Earned premiums $42.3 $44.7
Commissions 0.2 1.0

Total $42.5 $45.7

Amount change $(3.2) $ -
Percent change (7)% - %


Earned premiums decreased for the three months ended March 31, 2005
when compared to the same period in 2004 primarily due to declining
credit and non-credit premium volume.
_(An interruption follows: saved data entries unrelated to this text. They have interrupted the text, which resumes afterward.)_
-__global__ __launch_bounds__(kBlock) void k_abs_hist_rest(const uint64_t* __restrict__ elems, const uint32_t* __restrict__ flags,
-                                                           int n_tensors, const float* const* __restrict__ segs,
-                                                           const dpl_hist_range* __restrict__ ranges, int bins,
-                                                           uint64_t* __restrict__ hist) {
+constexpr size_t hist_spec_lds(size_t n_tensors, size_t bins) {
+    return (n_tensors + 1 + kBlock / kWave) * sizeof(uint64_t) + (bins + 1 + kBlock / kWave) * sizeof(uint32_t) + n_tensors * sizeof(uint32_t);
+}
+static_assert(hist_spec_lds(DPL_HIST_SPEC_MAX_TENSORS, DPL_MAX_BINS) <= 160u * 1024u, "k_hist_spec's LDS must fit a workgroup's 160 KiB");
+constexpr int kRowTrip = 8;
+
+__global__ __launch_bounds__(kBlock) void k_hist_spec(const dpl_hist_range* __restrict__ snap,
+                                                       const dpl_hist_range* __restrict__ ranges,
+                                                       const uint32_t* __restrict__ counts, const uint64_t* __restrict__ elems,
+                                                       int n_tensors, const float* const* __restrict__ segs, int bins,
+                                                       uint64_t* __restrict__ hist, uint32_t* __restrict__ flags,
+                                                       unsigned long long* __restrict__ stats) {
     extern __shared__ __attribute__((aligned(16))) uint32_t lds_rest[];
     uint64_t* P = reinterpret_cast<uint64_t*>(lds_rest);
     uint64_t* s_tot = P + n_tensors + 1;
     uint32_t* lds = reinterpret_cast<uint32_t*>(s_tot + kBlock / kWave);
     uint32_t* s_nz = lds + bins + 1;
-    rest_prefix(elems, flags, n_tensors, P, s_tot);
+    uint32_t* s_flag = s_nz + kBlock / kWave;
+    for (int t = threadIdx.x; t < n_tensors; t += kBlock) s_flag[t] = spec_flag_of(snap, ranges, (uint32_t)t);
+    __syncthreads();
+    for (uint32_t t = blockIdx.x; t < (uint32_t)n_tensors; t += gridDim.x) {
+        const uint32_t f = s_flag[t];
+        if (threadIdx.x == 0) {
+            flags[t] = f;
+            if (stats) {
+                const unsigned long long e = elems[t];
+                atomicAdd(stats + 0, 1ull);
+                atomicAdd(stats + 2, e);
+                if (f == 1u) {
+                    atomicAdd(stats + 1, 1ull);
+                    atomicAdd(stats + 3, e);
+                }
+            }
+        }
+        if (f != 1u) continue;
+        const uint32_t* __restrict__ row = counts + (uint64_t)t * (uint64_t)bins;
+        uint64_t* __restrict__ out = hist + (uint64_t)t * (uint64_t)bins;
+        for (int j0 = threadIdx.x; j0 < bins; j0 += kRowTrip * kBlock) {
+            uint32_t c[kRowTrip];
+            uint64_t h[kRowTrip];
+#pragma unroll
+            for (int u = 0; u < kRowTrip; ++u) {
+                const int j = j0 + u * kBlock;
+                c[u] = j < bins ? row[j] : 0u;
+                h[u] = j < bins ? out[j] : 0ull;
+            }
+#pragma unroll
+            for (int u = 0; u < kRowTrip; ++u)
+                if (c[u]) out[j0 + u * kBlock] = h[u] + (uint64_t)c[u];
+        }
+    }
+    rest_prefix(elems, s_flag, n_tensors, P, s_tot);
     if (P[n_tensors] == 0) return;
     uint64_t cut[2];
     int at[2];
@@ -709,10 +749,10 @@
     __shared__ float s_mn[kBlock / kWave], s_mx[kBlock / kWave];
     __shared__ uint32_t s_nan[kBlock / kWave];
     const float* p = w + (int64_t)blockIdx.x * cols;
-    MinMaxOp op{INFINITY, -INFINITY, 0u};
+    MinMaxOp op{INFINITY, -INFINITY, 0ull};
     stream_span(p, (uint32_t)cols, op);
     float mn = wave_min(op.mn), mx = wave_max(op.mx);
-    uint32_t nn = __any(op.nan) ? 1u : 0u;
+    uint32_t nn = op.nan != 0ull ? 1u : 0u;
     const int wv = threadIdx.x / kWave;
     if ((threadIdx.x & (kWave - 1)) == 0) {
         s_mn[wv] = mn;
@@ -1404,13 +1444,9 @@
     dpl_hist_range* snap = (dpl_hist_range*)d_entry;
     uint32_t* flags = (uint32_t*)(snap + n_slots);
     const uint32_t* counts = (const uint32_t*)((char*)d_entry + spec_counts_offset(n_slots));
-    hipLaunchKernelGGL(k_hist_resolve, dim3((unsigned)n_slots), dim3(kBlock), 0, (hipStream_t)s, snap, d_ranges, counts, d_elems,
-                       bins, d_hist, flags, (unsigned long long*)d_stats);
-    DPL_LAUNCH_CHECK("k_hist_resolve");
-    const size_t lds = ((size_t)n_slots + 1 + kBlock / kWave) * sizeof(uint64_t) + ((size_t)bins + 1 + kBlock / kWave) * sizeof(uint32_t);
-    hipLaunchKernelGGL(k_abs_hist_rest, dim3((unsigned)n_blocks), dim3(kBlock), lds, (hipStream_t)s, d_elems, flags, (int)n_slots,
-                       d_seg_ptrs, d_ranges, bins, d_hist);
-    DPL_LAUNCH_CHECK("k_abs_hist_rest");
+    hipLaunchKernelGGL(k_hist_spec, dim3((unsigned)n_blocks), dim3(kBlock), hist_spec_lds((size_t)n_slots, (size_t)bins), (hipStream_t)s,
+                       snap, d_ranges, counts, d_elems, (int)n_slots, d_seg_ptrs, bins, d_hist, flags, (unsigned long long*)d_stats);
+    DPL_LAUNCH_CHECK("k_hist_spec");
     return 0;
 }
 
diff --git a/dipoorlet_amd/csrc/common.hpp b/dipoorlet_amd/csrc/common.hpp
--- a/dipoorlet_amd/csrc/common.hpp
+++ b/dipoorlet_amd/csrc/common.hpp
@@ -5,6 +5,8 @@
 #include <stdio.h>
 #include <math.h>
 #include <stdlib.h>
+#include <type_traits>
+#include <utility>
 
 #include "../../include/dipoorlet_hip.h"
 
@@ -72,6 +74,23 @@
 typedef const __attribute__((address_space(1))) f4* gptr_f4;
 typedef const __attribute__((address_space(1))) float* gptr_f32;
 
+template <class Op, class = void>
+struct op_has_vec : std::false_type {};
+template <class Op>
+struct op_has_vec<Op, std::void_t<decltype(std::declval<Op&>().vec(std::declval<const f4&>()))>> : std::true_type {};
+
+template <class Op>
+__device__ __forceinline__ void stream_eat(Op& op, const f4& v) {
+    if constexpr (op_has_vec<Op>::value) {
+        op.vec(v);
+    } else {
+        op(v.x);
+        op(v.y);
+        op(v.z);
+        op(v.w);
+    }
+}
+
 template <class Op>
 __device__ __forceinline__ void stream_span(const float* __restrict__ p_generic, uint32_t n, Op& op) {
     const uint32_t tid = threadIdx.x;
@@ -84,34 +103,32 @@
     const uint32_t nvec = n >> 2;
     gptr_f4 pv = (gptr_f4)p;
     uint32_t i = tid;
+    uint32_t il = op_has_vec<Op>::value ? (uint32_t)__builtin_amdgcn_readfirstlane((int)(tid | (kWave - 1))) : tid;
     constexpr uint32_t kStride = kUnroll * kBlock;
 #define DPL_LOAD(buf, base)                                                                       \
     _Pragma("unroll") for (int u = 0; u < kUnroll; ++u) buf[u] = __builtin_nontemporal_load(pv + (base) + u * kBlock)
-#define DPL_EAT(buf)                                 \
-    _Pragma("unroll") for (int u = 0; u < kUnroll; ++u) { \
-        op(buf[u].x);                                \
-        op(buf[u].y);                                \
-        op(buf[u].z);                                \
-        op(buf[u].w);                                \
-    }
-    if (i + (kUnroll - 1) * kBlock < nvec) {
+#define DPL_EAT(buf) _Pragma("unroll") for (int u = 0; u < kUnroll; ++u) stream_eat(op, buf[u])
+    if (il + (kUnroll - 1) * kBlock < nvec) {
         f4 A[kUnroll], B[kUnroll];
         DPL_LOAD(A, i);
         i += kStride;
+        il += kStride;
         for (;;) {
-            if (!(i + (kUnroll - 1) * kBlock < nvec)) {
+            if (!(il + (kUnroll - 1) * kBlock < nvec)) {
                 DPL_EAT(A);
                 break;
             }
             DPL_LOAD(B, i);
             i += kStride;
+            il += kStride;
             DPL_EAT(A);
-            if (!(i + (kUnroll - 1) * kBlock < nvec)) {
+            if (!(il + (kUnroll - 1) * kBlock < nvec)) {
                 DPL_EAT(B);
                 break;
             }
             DPL_LOAD(A, i);
             i += kStride;
+            il += kStride;
             DPL_EAT(B);
         }
     }
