@@ -135,18 +154,25 @@
   const bool cpair = lfl & 1u, colc = lfl & 2u;
   const int goal_i = (int)(lfl >> 8) - 1;
 
-  T mx, my, mvx, mvy;
-  {
+  const bool auto_reset = MODE == 2 && p.auto_reset != 0;
+  const bool pf = PF && auto_reset;
+  T mx = 0, my = 0, mvx = 0, mvy = 0;
+  if (!PF || active) {
     const T* a = p.agent_state + ((int64_t)env * N + ja) * 4;
     mx = a[0]; my = a[1]; mvx = a[2]; mvy = a[3];
   }
   if (own) sts4(sa_ent + (unsigned)j * ES, mx, my, mvx, mvy);
   if (has && j + 1 >= N) {
-    const T* l = p.lm_pos + ((int64_t)env * L + (j + 1 - N)) * 2;
-    sts4(sa_ent + (unsigned)(j + 1) * ES, l[0], l[1], (T)0, (T)0);
-  }
-  int t_now = p.t[env];
-  const bool auto_reset = MODE == 2 && p.auto_reset != 0;
+    T lx = 0, ly = 0;
+    if (!PF || active) { const T* l = p.lm_pos + ((int64_t)env * L + (j + 1 - N)) * 2; lx = l[0]; ly = l[1]; }
+    sts4(sa_ent + (unsigned)(j + 1) * ES, lx, ly, (T)0, (T)0);
+  }
+  int t_now = 0, ep = 0;
+  if (!PF || active) {
+    t_now = p.t[env];
+    if (pf && !GSM_WIDE_DIAG) ep = p.episode[env];
+  }
+  if (pf && j == 0) { sts(sa_ep, ep); sts(sa_ep + 4, ep); sts(sa_ep + 8, env); }
   const T accel_m = keep(wc.accel[ja]), mass_m = keep(wc.mass[ja]), massinv_m = keep(wc.mass_inv[ja]), maxsp_m = keep(wc.maxsp[ja]);
 
   const unsigned char* b_act = (const unsigned char*)p.actions;
@@ -193,6 +219,15 @@
   const unsigned o_idx = keep(lay.idx + (unsigned)(grp * N * K) * 4u);
   const unsigned o_sc = keep(lay.cnt + (unsigned)(j < 3 ? j : 0) * (unsigned)RS4 + (unsigned)(grp * N) * 4u);
   const unsigned o_obs = keep(lay.obs + (unsigned)grp * (unsigned)(N * GSM_OBS_DIM * RB));
+  int stop = n_steps;
+  auto plan = [&]() {
+    const unsigned rem = !active ? 0xffffffffu : t_now >= p.episode_length ? 1u : (unsigned)(p.episode_length - t_now);
+    const unsigned run = __reduce_min_sync(FULL, rem), left = (unsigned)(n_steps - step);
+    stop = step + (int)(run < left ? run : left);
+    return run <= left;
+  };
+  bool draw = pf && plan();
+  if (draw) stop = step + 1;
   while (step < n_steps) {
    for (;;) {
     if (!OBS && !pro) {
@@ -357,11 +392,56 @@
     sb += sb_delta;
     sb_delta = -sb_delta;
     step++;
-    if (step >= n_steps) break;
-    if (MODE == 2 && auto_reset && __any_sync(FULL, t_now >= p.episode_length)) break;
+    if (step >= (PF ? stop : n_steps)) break;
+    if (MODE == 2 && !PF && auto_reset && __any_sync(FULL, t_now >= p.episode_length)) break;
    }
    if (OBS) break;
-   if (MODE == 2 && auto_reset) {
+   if (PF && auto_reset) {
+   if (draw && active) {
+     const uint64_t genv = (uint64_t)(p.env_offset + lds_i(sa_ep + 8));
+     const int ep = lds_i(sa_ep);
+     T x, y;
+     if (own) {
+#if GSM_WIDE_DIAG
+       x = (T)(0.25 * j); y = (T)(-0.25 * j);
+#else
+       spawn_draw<T, true>(genv, ep, j, p.seed, p.ext[GSM_ENT_AGENT], x, y);
+#endif
+       sts2(sa_next + (unsigned)(j * 2 * RB), x, y);
+     }
+     if (has && j + 1 >= N) {
+#if GSM_WIDE_DIAG
+       x = (T)(0.25 * (j + 1)); y = (T)(-0.25 * (j + 1));
+#else
+       spawn_draw<T, true>(genv, ep, j + 1, p.seed, p.ext[wc.eflag[j + 1] >> 1], x, y);
+#endif
+       sts2(sa_next + (unsigned)((j + 1) * 2 * RB), x, y);
+     }
+   }
+     draw = false;
+     const bool fin = active && t_now >= p.episode_length;
+     if (__any_sync(FULL, fin)) {
+       __syncwarp();
+       if (fin) {
+         lds2(sa_next + (unsigned)(ja * 2 * RB), mx, my);
+         mvx = 0; mvy = 0;
+         if (own) sts4(sa_ent + (unsigned)j * ES, mx, my, (T)0, (T)0);
+         if (has && j + 1 >= N) {
+           T x, y;
+           lds2(sa_next + (unsigned)((j + 1) * 2 * RB), x, y);
+           sts4(sa_ent + (unsigned)(j + 1) * ES, x, y, (T)0, (T)0);
+         }
+         t_now = 0;
+         if (j == 0) sts(sa_ep, lds_i(sa_ep) + 1);
+       }
+       __syncwarp();
+       pro = step < n_steps;
+       draw = __any_sync(FULL, fin && p.episode_length <= n_steps - step);
+     }
+     plan();
+     if (draw) stop = step + 1;
+   }
+   if (MODE == 2 && !PF && auto_reset) {
      const bool fin = t_now >= p.episode_length;
      if (__any_sync(FULL, fin)) {
        __syncwarp();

We continued to experience
decreases in the number of non-real estate loan customers, who
historically have purchased the majority of our insurance products,
due to the low mortgage interest rate environment.
19

Other Revenues

Other revenues were as follows:
Three Months Ended
March 31,
2005 2004
(dollars in millions)

Service fee income from a non-subsidiary
affiliate $63.1 $35.6
Miscellaneous:
Investment revenue 21.0 25.4
Writedowns on real estate owned (2.0) (2.3)
Net recovery on sales of real estate owned 0.9 0.3
Net gain on sales of real estate loans
held for sale 0.7 3.5
Other 3.4 1.2

Total $87.1 $63.7

Amount change $23.4 $22.5
Percent change 37% 55%


Other revenues increased for the three months ended March 31, 2005
when compared to the same period in 2004 primarily due to higher
service fee income from a non-subsidiary affiliate, partially offset
by lower investment revenue. Service fee income from a non-subsidiary
affiliate increased due to higher AIG Bank real estate loan production
using our centralized real estate segment's services.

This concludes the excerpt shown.